S01000007761746368646F672E73726563C3
S11300001C309FE50000A0E3842093E5022582E3F1
S1130010842083E5802093E50225C2E3802083E5E4
S10B00201EFF2FE10000781E11
S9030000FC

For Blackbird:

S01000007761746368646F672E73726563C3
S11300001C309FE50000A0E3242093E5012882E34F
S1130010242083E5202093E50128C2E3202083E502
S10B00201EFF2FE10000781E11
S9030000FC

Due to compiler differences, your output may be slightly different than the provided example s-record code. The example was compiled with arm-linux-gnueabihf-gcc (Debian 8.3.0-2) 8.3.0.

  • Copy the srec data to the clipboard, as we will need to send it to the BMC within a limited time window in a bit.

Main Procedure

To load and execute this code, do the following at the ast# shell within the watchdog time window:

  • ast# loads 83000000
  • Paste the contents of the srec file into the terminal when prompted. Some summary data will be shown on screen.

(todo: grab and stick the example output in here.)
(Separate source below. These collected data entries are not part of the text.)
template <int TWH, int PS, int LO, int KS, int T, int NTN, typename Stream>
__device__ __forceinline__ void half_steps_h(f32x16 (&accm)[NTN * T], f32x16 (&accx)[NTN * T], const char* hb, const char* ring,
                                             Stream& sm, int wave, int lane) {
    constexpr int NT = KS * KS, NP = (NT + 1) / 2;
    const int i = lane & 31, h = lane >> 5;
    const int wlane = (h * 32 + i) * 16;
    const char* abase = hb + h * PS + ((wave * T) * TWH + i) * 16;
    struct Ops { f16x8 bh[2], bl[2], ah[2][T], al[2][T]; };
    auto row_id = [](int p, int ts, int m) {
        const int t = 2 * p + ts;
        return t < NT ? (t / KS) * 16 + (t % KS) + m : -1;
    };
    auto load = [&](Ops& o, const Ops& prev, int pp, int p, int sl) {
        const char* wb = ring + sl * 4096 + wlane;
#pragma unroll
        for (int ts = 0; ts < 2; ++ts) {
            const int t = 2 * p + ts;
            if (t >= NT) continue;
// ... 414 lines not shown
                    };
                    if (full_x) {
                        uint32_t px[16];
#pragma unroll
                        for (int r = 0; r < 16; r += 2) quant2(r, px[r], px[r + 1]);
                        if (writer) for_each_acc_row([&](int r, int row) { base[row * FACTOR] = px[r]; });
                    } else {
#pragma unroll
                        for (int r = 0; r < 16; r += 2) {
                            uint32_t p0, p1;
                            quant2(r, p0, p1);
                            const int row0 = (r & 3) + 8 * (r >> 2);
                            if (writer && x0 + 4 * h + row0 < a.W) base[row0 * FACTOR] = p0;
                            if (writer && x0 + 4 * h + row0 + 1 < a.W) base[(row0 + 1) * FACTOR] = p1;
                        }
                    }
                }
            }
        }
    }
    return stores;
}

template <int T>
__device__ __forceinline__ int stage_epilogue_wino(const StageArgs& a, const f32x16 (&acc)[4], float bias, float beta, int n, int x0, int y0,
                                                   int wave, int lane, float* stage_lds) {
    const int i = lane & 31, h = lane >> 5;
    const bool full_x = x0 + kTW <= a.W;
    int stores = 0;
#pragma unroll
    for (int m = 0; m < T; ++m) {
        const int y = y0 + wave * T + m;
        if (y >= a.y_end) continue;
        float* grow = a.dst + ((size_t)n * a.img_stride + (long)y * a.pitch + x0) * 32;
        float o[16];
#pragma unroll
        for (int k = 0; k < 8; k += 2) {
            const int r = 8 * m + k;
            const f32x2 m0 = {acc[0][r], acc[0][r + 1]}, m1 = {acc[1][r], acc[1][r + 1]};
            const f32x2 m2 = {acc[2][r], acc[2][r + 1]}, m3 = {acc[3][r], acc[3][r + 1]};
            const f32x2 bb = {bias, bias};
            const f32x2 p0 = belu2(((m0 + m1) + m2) + bb, beta), p1 = belu2(((m1 - m2) - m3) + bb, beta);
            o[2 * k] = p0.x; o[2 * k + 1] = p1.x; o[2 * k + 2] = p0.y; o[2 * k + 3] = p1.y;
        }
        auto pixel = [&](int v) { return 2 * (((v >> 1) & 3) + 8 * (v >> 3) + 4 * h) + (v & 1); };
        if (full_x && stage_lds) {
            float* sp = stage_lds + i;
#pragma unroll
            for (int v = 0; v < 16; ++v) sp[pixel(v) * 32] = o[v];
            const f32x4* lp = (const f32x4*)stage_lds + lane;
            const f32x4 v0 = lp[0], v1 = lp[64], v2 = lp[128], v3 = lp[192];
            f32x4* gp = (f32x4*)grow + lane;
            gp[0] = v0; gp[64] = v1; gp[128] = v2; gp[192] = v3;
            stores += 4;
        } else if (full_x) {
#pragma unroll
            for (int v = 0; v < 16; ++v) grow[pixel(v) * 32 + i] = o[v];
            stores += 16;
        } else {
#pragma unroll
            for (int v = 0; v < 16; ++v)
                if (x0 + pixel(v) < a.W) grow[pixel(v) * 32 + i] = o[v];
        }
    }
    return stores;
// ... 187 lines not shown
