@@ -427,7 +407,7 @@
   int lane = threadIdx.x & 63;
   if (q >= nq) return;
   const DevGetQ& Q = qs[q];
-  const QKey qk{Q.key, Q.klen, Q.ko, qtails};
+  const QKey qk = load_qk(Q.key, Q.klen, Q.ko, qtails);
   int64_t row = -1;
   int isdelta = 0;
   uint64_t nr = Q.read_rev == UINT64_MAX ? UINT64_MAX : Q.read_rev + 1;
@@ -435,7 +415,8 @@
     int64_t ub = d_lb_wave(d, spill, dn, qk, nr);
     if (ub > 0) {
       int64_t c = ub - 1;
-      if (d.rev[c] >= 1 && rowcmp_q(d, spill, c, qk) == 0) {
+      const kbkey::Probe pr = row_probe(d, spill, c);
+      if (pr.rev >= 1 && kbkey::CmpKeys(pr.key, qk) == 0) {
         row = c;
         isdelta = 1;
       }
@@ -445,7 +426,8 @@
     int64_t ub = d_lb_wave(b, spill, n, qk, nr);
     if (ub > 0) {
       int64_t c = ub - 1;
-      if (b.rev[c] >= 1 && rowcmp_q(b, spill, c, qk) == 0) row = c;
+      const kbkey::Probe pr = row_probe(b, spill, c);
+      if (pr.rev >= 1 && kbkey::CmpKeys(pr.key, qk) == 0) row = c;
     }
   }
   if (row < 0) {
@@ -805,7 +787,7 @@
   int i = blockIdx.x * blockDim.x + threadIdx.x;
   if (i < nb)
     out[i] = d_lb_range(a, spill, 0, n,
-                        QKey{bkeys + (int64_t)i * KEYW, (uint32_t)KEYW, 0, nullptr},
+                        load_qk(bkeys + (int64_t)i * KEYW, (uint32_t)KEYW, 0, nullptr),
                         brevs[i]);
 }
 
@@ -917,7 +899,7 @@
   QKey k = row_qk(dnew, spill, j);
   const uint64_t rv = dnew.rev[j];
   const int64_t lb = d_lb_wave(a, spill, n, k, rv);
-  const bool dup = lb < n && a.rev[lb] == rv && rowcmp_q(a, spill, lb, k) == 0;
+  const bool dup = lb < n && rowcmp_q(a, spill, lb, k, rv) == 0;
   if ((threadIdx.x & 63) == 0) {
     lbs[j] = lb;
     dups[j] = dup ? 1 : 0;
@@ -987,8 +969,7 @@
   if (j >= m) return;
   QKey k = row_qk(dnew, spill, j);
   int64_t lb = d_lb_range(a, spill, 0, n, k, dnew.rev[j]);
-  bool isdup = lb < n && a.rev[lb] == dnew.rev[j] &&
-               rowcmp_q(a, spill, lb, k) == 0;
+  bool isdup = lb < n && rowcmp_q(a, spill, lb, k, dnew.rev[j]) == 0;
   lbs[j] = (uint64_t)lb;
   if (isdup) {
     dup[j] = 1;
@@ -1084,6 +1065,7 @@
                               uint64_t* __restrict__ oko,
                               int64_t* __restrict__ out_n) {
   __shared__ uint16_t dropx[8193];
+  __shared__ uint16_t lbx[8192];
   __shared__ uint16_t partial[257];
   int t = threadIdx.x;
   const int T = blockDim.x;
@@ -1092,11 +1074,11 @@
   int i1 = min((int64_t)i0 + chunk, n);
   uint16_t cnt = 0;
   for (int i = i0; i < i1; ++i) {
-    QKey k = row_qk(src, spill, i);
-    int64_t lb = d_lb_range(dnew, spill, 0, m, k, src.rev[i]);
-    bool drop = lb < m && dnew.rev[lb] == src.rev[i] &&
-                rowcmp_q(dnew, spill, lb, k) == 0;
+    const kbkey::Probe pr = row_probe(src, spill, i);
+    int64_t lb = d_lb_range(dnew, spill, 0, m, pr.key, pr.rev);
+    bool drop = lb < m && rowcmp_q(dnew, spill, lb, pr.key, pr.rev) == 0;
     dropx[i] = drop ? 1 : 0;
+    lbx[i] = drop ? (uint16_t)0xffff : (uint16_t)lb;
     cnt += drop;
   }
   partial[t] = cnt;
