+                    DAE_SHARE_STEP(wb2, pf + 128, true, hA, hB, g + 3)
+                    DAE_SHARE_STEP(wb3, pf + 192, true, hB, hA, g + 4)
+                }
+                DAE_SHARE_STEP(wb0, wp, false, hA, hB, g + 1)
+                DAE_SHARE_STEP(wb1, wp, false, hB, hA, g + 2)
+                DAE_SHARE_STEP(wb2, wp, false, hA, hB, g + 3)
+                DAE_SHARE_STEP(wb3, wp, false, hB, hA, 0)
+#undef DAE_SHARE_STEP
+            }
+            const int tcol0 = t * 32 + 4 * hi;
+            float4* xl = lds4;
+#pragma unroll
+            for (int rb = 0; rb < RB; ++rb) {
+                __syncthreads();
+                const bool vals = job && sh_rb == rb;
+                if (rb == 0 || vals) {
+                    const int sw = vals ? sh_owner : wave;
+#pragma unroll
+                    for (int qd = 0; qd < 4; ++qd) {
+                        float4 v = make_float4(-__builtin_inff(), -__builtin_inff(), -__builtin_inff(), -__builtin_inff());
+                        if (vals) {
+                            const int lc = tcol0 + 8 * qd;
+                            float z[4] = {acc1[4 * qd + 0] + bq[qd].x, acc1[4 * qd + 1] + bq[qd].y,
+                                          acc1[4 * qd + 2] + bq[qd].z, acc1[4 * qd + 3] + bq[qd].w};
+#pragma unroll
+                            for (int e = 0; e < 4; ++e)
+                                if (p.col_lo + lc + e >= p.mask_from_col || lc + e >= p.ncols) z[e] = -__builtin_inff();
+                            v = make_float4(z[0], z[1], z[2], z[3]);
+                        }
+                        xl[sw * 256 + (qd * 2 + hi) * 32 + j] = v;
+                    }
+                }
+                __syncthreads();
+                gmax_merge(rb, 0, xl);
+            }
+            return;
+        }
+    }
 
     for (int item = skip_w ? p.ts.n_items : item0; item < p.ts.n_items; item += n_ws) {
         const int t = t_cur;
diff --git a/spotify_recsys_challenge_2018_amd/csrc/sample_share.h b/spotify_recsys_challenge_2018_amd/csrc/sample_share.h
--- /dev/null
+++ b/spotify_recsys_challenge_2018_amd/csrc/sample_share.h
@@ -0,0 +1,43 @@
+#pragma once
+#include "tau_search.h"
+
+struct dae_share_job {
+    int owner;
+    int rb;
+    int quarter;
+};
+
+DAE_HD int dae_share_popcount(unsigned vote, int nw)
+{
+    int n = 0;
+    for (int w = 0; w < nw; ++w) n += (int)((vote >> w) & 1u);
+    return n;
+}
+
+DAE_HD bool dae_sample_shares(unsigned vote, int nw)
+{
+    const int n_live = dae_share_popcount(vote, nw);
+    return n_live >= 1 && 2 * n_live <= nw;
+}
+DAE_HD bool dae_sample_shares_quarters(unsigned vote, int nw) { return nw == 4 && dae_share_popcount(vote, nw) == 1; }
+
+DAE_HD dae_share_job dae_sample_share_job(unsigned vote, int wave, int nw)
+{
+    const bool live = ((vote >> wave) & 1u) != 0;
+    if (!dae_sample_shares(vote, nw)) return dae_share_job{live ? wave : -1, -1, -1};
+    if (dae_sample_shares_quarters(vote, nw)) {
+        int owner = 0;
+        for (int w = 0; w < nw; ++w) owner = ((vote >> w) & 1u) ? w : owner;
+        return dae_share_job{owner, -1, wave};
+    }
+    if (live) return dae_share_job{wave, 0, -1};
+    int rank = 0;
+    for (int w = 0; w < wave; ++w) rank += (int)(((vote >> w) & 1u) == 0);
+    int owner = -1;
+    for (int w = 0, seen = 0; w < nw; ++w)
+        if ((vote >> w) & 1u) {
+            if (seen == rank) owner = w;
+            ++seen;
+        }
+    return dae_share_job{owner, owner >= 0 ? 1 : -1, -1};
+}
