diff --git a/wfl-asr_amd/_lib.py b/wfl-asr_amd/_lib.py
--- a/wfl-asr_amd/_lib.py
+++ b/wfl-asr_amd/_lib.py
@@ -50,6 +50,7 @@
     "wfl_check": (_I, [_P, _P, _L, _I, _I, _P]),
     "wfl_logmel": (_I, [_P, _P, _L, _P, _I, _I, _P, _P, _L, _P]),
     "wfl_op_gemm": (_I, [_P, _L, _I, _L, _P, _I, _I, _I, _I, _I, _I, _P, _L, _L, _I, _P, _P, _L, _F, _I, _I, _I, _P]),
+    "wfl_op_gemm_epi": (_I, [_P, _L, _I, _L, _P, _I, _I, _I, _I, _I, _I, _P, _P, _L, _L, _I, _P, _P, _L, _P, _P, _I, _I, _P]),
     "wfl_op_gemm_split": (_I, [_P, _P, _L, _I, _L, _P, _I, _I, _I, _I, _I, _I, _P, _P, _L, _L, _I, _P, _P, _P, _L, _F, _I, _I, _P]),
     "wfl_op_gemm_ln": (_I, [_P, _L, _P, _I, _I, _I, _I, _I, _I, _P, _L, _L, _I, _P, _P, _F, _I, _P]),
     "wfl_op_gemm_mx": (_I, [_P, _P, _L, _P, _P, _P, _F, _I, _I, _I, _I, _I, _P, _L, _L, _I, _P, _P, _P, _P, _F, _I, _P, _P, _L, _F, _P, _P]),
diff --git a/wfl-asr_amd/csrc/gemm_stream.hip b/wfl-asr_amd/csrc/gemm_stream.hip
--- a/wfl-asr_amd/csrc/gemm_stream.hip
+++ b/wfl-asr_amd/csrc/gemm_stream.hip
@@ -33,8 +33,16 @@
 #define SSTAMP(k) do { } while (0)
 #endif
 
-template <int ACT, int MT, bool RES, int LNF, bool STATS, bool CONV, bool W8 = false, bool A8 = false, bool OUT8 = false, bool NOLO = false, bool ROT = false>
+#define EPI_NONE 0
+#define EPI_F32 1
+#define EPI_POS 2
+#define EPI_GLU 3
+#define EPI_CLIP 4
+template <int ACT, int MT, bool RES, int LNF, bool STATS, bool CONV, bool W8 = false, bool A8 = false, bool OUT8 = false, bool NOLO = false, bool ROT = false,
+          int EPI = EPI_NONE>
 __global__ __launch_bounds__(512) void gemm_stream_kernel(GemmArgs p) {
+  static_assert(EPI == EPI_NONE || (MT == 6 && !RES && LNF == 0 && !STATS && !CONV && !W8 && !A8), "epilogue kinds: the plain 192-row bf16 mode");
+  static_assert((EPI != EPI_F32 && EPI != EPI_GLU && EPI != EPI_CLIP) || ACT == WFL_ACT_NONE, "fp32 output, GLU and the per-clip bias come without an activation");
   static_assert(!NOLO || CONV, "only the conv mode has an optional low half");
   static_assert(!ROT || CONV, "only the conv mode rotates frame fragments");
   static_assert(!CONV || (MT == 6 && !RES && LNF == 0 && !STATS), "conv mode: 192-row tiles, plain epilogue");
@@ -51,8 +59,8 @@
 #endif
   constexpr int AEXT = 224 * SBK * 2;
   constexpr int AOFF = SNST * STB;
-  constexpr bool LOUT = RES || (CONV && !NOLO);
-  constexpr int NSTORE = (LOUT ? 4 : 2) * MT + (STATS ? MT : 0);
+  constexpr bool LOUT = RES || (CONV && !NOLO) || EPI == EPI_POS || EPI == EPI_CLIP;
+  constexpr int NSTORE = ((LOUT || EPI == EPI_F32) ? 4 : 2) * MT + (STATS ? MT : 0);
   constexpr int SROW = 4;
   extern __shared__ __attribute__((aligned(16))) char smem[];
   float* stat_lds = (float*)(smem + SNST * STB + (CONV ? 2 * AEXT : 0));
@@ -215,7 +223,7 @@
 #ifdef WFL_LAB_NOPERM
     const int r = wn + 16 * v + c;
 #else
-    const int r = wn + 32 * (v >> 1) + 8 * (c >> 2) + 4 * (v & 1) + (c & 3);
+    const int r = EPI == EPI_GLU ? wn + 16 * v + c : wn + 32 * (v >> 1) + 8 * (c >> 2) + 4 * (v & 1) + (c & 3);
 #endif
     w_off[v] = W8 ? WOFF + (r >> 3) * 256 + ((((r & 7) * 4 + g) ^ (((r >> 3) & 1) << 1) ^ (((r >> 4) & 1) << 4)) << 3)
                   : WOFF + r * 64 + ((g ^ sswz(r)) << 4);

Run the code using the go command.

  • ast# go 83000000

(todo: stick the output in here)

The program will run and then return control to U-Boot. At this point, the watchdog has been disabled, and you can take your time with the rest of the recovery commands. The loaded program code is no longer needed and the memory range can be reused.

Notes

  • For reference, the GPIO pin associated with this watchdog (For Talos II / Lite) is GPIOS7 (GPIO 151, physical pin AA20 on the ast2500). The signal is labelled SEQ_CONT if you are looking at it on the schematics.
  • On Blackbird, this pin is instead GPIOG0 (GPIO ???, Physical pin A19 on the ast2500). The signal is labelled BMC_BOOT_PHASE if you are looking at it on the schematics.